The revised details of the show and ticket purchase information are at https://www.beaulieu.co.uk/events/simply-audi/

If you've already bought a ticket but don't wish to attend and want a refund then please contact Beaulieu directly (replying to the ticket purchase confirmation email (from [email protected]) they sent is probably the best way).

Some pics of last years show can be found at: https://www.flickr.com/photos/beaulieu_ ... 8008/page1

_As well as being an opportunity to see hundreds of Audi's, there is also the opportunity to enjoy all that Beaulieu has to offer... *Your ticket includes entry to* all the Beaulieu attractions including; *The National Motor Museum, World of Top Gear, Palace House, Beaulieu Abbey* and our new *children's play area* for 2020, *Little Beaulieu*. _










Cheers,
Martin


----------



## Arpy

Tickets bought and name on the FB page. Looking forward to another great day out. Let's hope the weather is as good as last year. Andy P aka Arpy.


----------



## Bo!

I'm in!
Bolan P-T


----------



## Essex2Visuvesi

If it's anything like the Simply Japanese event they do in the summer then I'll be in too


----------



## Bartsimpsonhead

Cheers guys - all duly noted and put on the list.


----------



## Amulet banana

I'll be going but I'll be on the noggy stand  you usually have a great turn out anyway so no dramas 

I love this show out of any we do, not sure what it is but it's just a really nice friendly show, and there is loads to do 8)


----------



## Bo!

Looking forward to this!


----------



## Bartsimpsonhead

Amulet banana said:


> I'll be going but I'll be on the noggy stand  you usually have a great turn out anyway so no dramas
> 
> I love this show out of any we do, not sure what it is but it's just a really nice friendly show, and there is loads to do 8)


The Noggy club always seem to get a big turnout - love the TTs, RS2/4/6s on your stand too. We'll be sure to come round and say "hi".



Bo! said:


> Looking forward to this!


Not long now! Gonna be a few busy weekends coming up prepping for this (not that my car is that shiny at the moment).


----------



## Bo!

Bo! said:


> Looking forward to this!


Not long now! Gonna be a few busy weekends coming up prepping for this (not that my car is that shiny at the moment).[/quote]
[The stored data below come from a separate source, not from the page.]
struct BatchCoef {
  const uint32_t *w, *h, *v;
  uint64_t stride;
};

int batch_bw(mfh_ctx *c, const uint8_t *d_crs_c8, uint32_t rank, uint32_t world, uint32_t sg, const uint8_t *d_cw, bool has_delta, uint64_t *sproofs,
             const BatchScratch &B, size_t &slot, int accumulate) {
  const uint32_t d = c->P.d, m = c->P.m, n = c->P.n;
  const uint32_t ctb = c->P.logq / 8;
  const size_t ctl = (size_t)(n + 1) * ((c->P.logq + 63) / 64);
  const uint64_t ctr_ct = (uint64_t)ctb * n;
  const uint64_t pstride = 5 * ctl;
  const uint32_t lo = (uint32_t)((uint64_t)m * rank / world), cnt = (uint32_t)((uint64_t)m * (rank + 1) / world) - lo;
  const uint32_t bstride = (m + 6) / 8;
  MmIo io_bw = {{nullptr, nullptr}, sg, {sproofs + 4 * ctl, nullptr}, sg, pstride, d_cw, bstride, B.SCZ + 256 * slot++};
  io_bw.bits_row0 = lo;
  if (has_delta) {
    io_bw.add_ct = B.CT_T;
    io_bw.add_scale = (const uint32_t *)(d_cw + B.cw_delta_off);
  }
  return eval_rows_multi_io(c, ctr_ct * ((uint64_t)2 * d + lo), cnt, d_crs_c8 + ((size_t)2 * d + lo) * ctb, io_bw, sg, 1, accumulate);
}
int batch_rows_supergroup(mfh_ctx *c, const uint8_t *d_crs_c8, uint32_t rank, uint32_t world, uint32_t sg, const uint8_t *h_bits,
                          size_t bits_stride, const BatchCoef &co, uint64_t *sproofs, const BatchScratch &B, size_t &slot,
                          const uint32_t *h_delta, hipEvent_t wait_ev, int accumulate = 0, const uint8_t *d_cw = nullptr, bool bw_done = false,
                          uint32_t ws_slot = 0 , bool *tail_on_side = nullptr ) {
  const uint32_t d = c->P.d, m = c->P.m, n = c->P.n;
  const uint32_t ctb = c->P.logq / 8;
  const size_t ctl = (size_t)(n + 1) * ((c->P.logq + 63) / 64);
  const uint64_t ctr_ct = (uint64_t)ctb * n;
  const uint64_t pstride = 5 * ctl;
  hipStream_t const main_stream = c->stream, side_stream = c->side;
  const uint32_t loS = (uint32_t)((uint64_t)d * rank / world), cS = (uint32_t)((uint64_t)d * (rank + 1) / world) - loS;
  int rc = MFH_OK;
  if (!bw_done) {
    if (!d_cw) {
      const uint32_t bstride = (m + 6) / 8;
      const size_t staged = B.cw_delta_off + (h_delta ? (size_t)sg * 4 : 0);
      uint8_t *h_cw = (uint8_t *)pin_acquire(c, c->pin_cw, staged);
      if (!h_cw) return MFH_ENOMEM;
      for (uint32_t b = 0; b < sg; b++) memcpy(h_cw + (size_t)b * bstride, h_bits + (size_t)b * bits_stride, bstride);
      if (h_delta) memcpy(h_cw + B.cw_delta_off, h_delta, (size_t)sg * 4);
      HIP_TRY(c, hipMemcpyAsync(B.CW, h_cw, staged, hipMemcpyHostToDevice, c->stream));
      pin_release(c, c->pin_cw);
      d_cw = B.CW;
    }
    rc = batch_bw(c, d_crs_c8, rank, world, sg, d_cw, h_delta != nullptr, sproofs, B, slot, accumulate);
    if (rc) return rc;
  }
  if (wait_ev) HIP_TRY(c, hipStreamWaitEvent(main_stream, wait_ev, 0));
  HIP_TRY(c, hipEventRecord(c->ev_fork, main_stream));
  HIP_TRY(c, hipStreamWaitEvent(side_stream, c->ev_fork, 0));
  constexpr uint32_t NGLMAX = 8;
  const uint32_t NGL = c->mm_image ? c->batch_ngl : 1u;
  const MmRegion regs[2] = {{ctr_ct * loS, d_crs_c8 + (size_t)loS * ctb}, {ctr_ct * ((uint64_t)d + loS), d_crs_c8 + ((size_t)d + loS) * ctb}};
  const bool merged = mm_image_covers(c, regs[0].off, cS) && mm_image_covers(c, regs[1].off, cS) && c->batch_merge;
  if (merged) {
    constexpr uint32_t RMAX = (2 * BSG + 62) / 63;
    MmIo io[RMAX][2 * NGLMAX];
    uint32_t nv[RMAX][2 * NGLMAX];
    MmsPlan plan[RMAX];
    uint32_t R = 0;
    size_t ws_need = 0;
    const uint32_t nvtot = 2 * sg;
    auto run_io = [&](int region, uint32_t p, uint32_t cnt, uint32_t lender1) -> MmIo {
      const uint32_t x0 = std::min(p, sg), x1 = std::min(p + cnt, sg), y0 = std::max(p, sg) - sg;
      const uint32_t *X = region == 0 ? co.w : co.h, *Y = region == 0 ? co.h : co.v;
      uint64_t *OX = sproofs + (region == 0 ? 3 : 1) * ctl, *OY = sproofs + (region == 0 ? 0 : 2) * ctl;
      MmIo m = MmIo{{X + (uint64_t)x0 * co.stride, Y + (uint64_t)y0 * co.stride}, x1 - x0, {OX + (uint64_t)x0 * pstride, OY + (uint64_t)y0 * pstride}, x1 - x0, pstride,
                    nullptr, 0, B.SCZ + 256 * slot++, co.stride, 0};
      m.sa_from1 = lender1;
      return m;
    };
    for (uint32_t p0 = 0; p0 < nvtot; R++) {
      uint32_t cnt[NGLMAX], pos[NGLMAX], ng = 0, p = p0;
      for (; ng < NGL && p < nvtot; ng++) {
        pos[ng] = p;
        cnt[ng] = std::min(ng == 0 ? 63u : 64u, nvtot - p);
        p += cnt[ng];
      }
      for (uint32_t k = 0; k < ng; k++) {
        io[R][k] = run_io(0, pos[k], cnt[k], k ? 1 : 0);
        io[R][ng + k] = run_io(1, pos[k], cnt[k], k ? ng + 1 : 0);
        nv[R][k] = nv[R][ng + k] = cnt[k];
      }
      p0 = p;
      if (!mms_plan(c, regs, 2, cS, io[R], nv[R], ng, 4, plan[R])) { c->err = "mfh_prove_batch: the registered image does not serve the S / AS regions"; return MFH_EINVAL; }
      ws_need += (mms_ws_bytes(plan[R]) + 255) & ~(size_t)255;
    }
    const bool early = c->batch_early_chain && tail_on_side;
    if (early && (ws_slot == 0 || c->early_ws_half < ws_need)) {
      if (ws_slot != 0) { c->err = "early chain: a later super-group needs more scratch than the call's first"; return MFH_EINVAL; }
      c->early_ws_half = ws_need;
    }
    rc = work_reserve(c, c->ws3, early ? 2 * c->early_ws_half : ws_need);
    if (rc) return rc;
    size_t wo = early ? (size_t)(ws_slot & 1) * c->early_ws_half : 0;
    for (uint32_t r = 0; r < R; r++) {
      mms_bind(plan[r], c->ws3.as<uint8_t>() + wo);
      wo += (mms_ws_bytes(plan[r]) + 255) & ~(size_t)255;
      rc = mms_digits(c, plan[r], io[r], nv[r]);
      if (rc) return rc;
    }
    for (uint32_t r = 0; r < R; r++) {
      rc = mms_stream(c, plan[r]);
      if (rc) return rc;
      if (early) {
        while (c->ev_round.size() <= r) {
          hipEvent_t e;
          HIP_TRY(c, hipEventCreateWithFlags(&e, hipEventDisableTiming));
          c->ev_round.push_back(e);
        }
        HIP_TRY(c, hipEventRecord(c->ev_round[r], main_stream));
        HIP_TRY(c, hipStreamWaitEvent(side_stream, c->ev_round[r], 0));
        OnStream side(c, side_stream);
        rc = mms_finish(c, plan[r], io[r], nv[r], accumulate);
        if (rc) return rc;
        continue;
      }
      rc = mms_finish(c, plan[r], io[r], nv[r], accumulate);
      if (rc) return rc;
    }
    if (early) {
      *tail_on_side = true;
      return MFH_OK;
    }
  } else {
    for (uint32_t g0 = 0; g0 < sg; g0 += NGL * BG) {
      MmIo io[2 * NGLMAX];
      uint32_t nv[2 * NGLMAX], ng = 0;
      for (uint32_t k = 0; k < NGL && g0 + k * BG < sg; k++) ng++;
      for (uint32_t k = 0; k < ng; k++) {
        const uint32_t gg = g0 + k * BG, g = std::min(BG, sg - gg);
        uint64_t *proofs = sproofs + (size_t)gg * 5 * ctl;
        const uint64_t o = (uint64_t)gg * co.stride;
        io[k] = MmIo{{co.w + o, co.h + o}, g, {proofs + 3 * ctl, proofs}, g, pstride, nullptr, 0, B.SCZ + 256 * slot++, co.stride, 0};
        io[ng + k] = MmIo{{co.h + o, co.v + o}, g, {proofs + ctl, proofs + 2 * ctl}, g, pstride, nullptr, 0, B.SCZ + 256 * slot++, co.stride, 0};
        nv[k] = nv[ng + k] = 2 * g;
      }
      rc = eval_rows_multi_io_regions(c, regs, 1, cS, io, nv, ng, 4, accumulate);
      if (rc) return rc;
      {
        OnSide side(c, side_stream);
        rc = eval_rows_multi_io_regions(c, regs + 1, 1, cS, io + ng, nv + ng, ng, 4, accumulate);
        if (rc) return rc;
      }
    }
  }
  HIP_TRY(c, hipEventRecord(c->ev_join, side_stream));
  HIP_TRY(c, hipStreamWaitEvent(main_stream, c->ev_join, 0));
  return MFH_OK;
}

Don't worry, mines not even road worthy ATM...


----------



## Essex2Visuvesi

Essex2Visuvesi said:


> If it's anything like the Simply Japanese event they do in the summer then I'll be in too


I'm going tio have to pass on this.... I'm on call that weekend and cant get cover


----------



## Bartsimpsonhead

Essex2Visuvesi said:


> Essex2Visuvesi said:
> 
> 
> 
> If it's anything like the Simply Japanese event they do in the summer then I'll be in too
> 
> 
> 
> I'm going tio have to pass on this.... I'm on call that weekend and cant get cover
Click to expand...

Ok, thanks for letting us know - I'll take you off the list. But if things change and you are going then please let us know. [smiley=thumbsup.gif]

I've updated the list of who's going and we're now at a round 40. Anyone else going that want's to be added to the stand?


----------



## MT-V6

I've booked my ticket for the new date. Will be the only car show I go to this year so hopefully it will be a good day


----------



## Bartsimpsonhead

MT-V6 said:


> I've booked my ticket for the new date. Will be the only car show I go to this year so hopefully it will be a good day


Enjoy the day - I'm sure Beaulieu will push the boat out to make it a memorable day out for the 500 that show.

Unfortunately I'm still isolating so won't be in attendance but would love to see pics posted up if you manage to take any.


----------



## MT-V6

I'll try and take a fair few, if I remember. Will be a bit strange this year not having the cars grouped by club, hopefully it won't feel too much like a car park


----------



## MT-V6

Here are the photos I took. There were quite a few TTs but not as many as usual, with more RS4s, RS6s and quite a few R8s


----------



## Bartsimpsonhead

MT-V6 said:


> Here are the photos I took. There were quite a few TTs but not as many as usual, with more RS4s, RS6s and quite a few R8s


Nice pictures there - and some great cars on show. Love how quite a few TTs seemed to be there.

Looks like they did a good job of distancing the cars and limiting the crowds too. Hopefully the other shows go well this year and they can return to normal in 2021.


----------



## Suha196

Wow not only these cars are super stylish but even seem to appear in great colors.


----------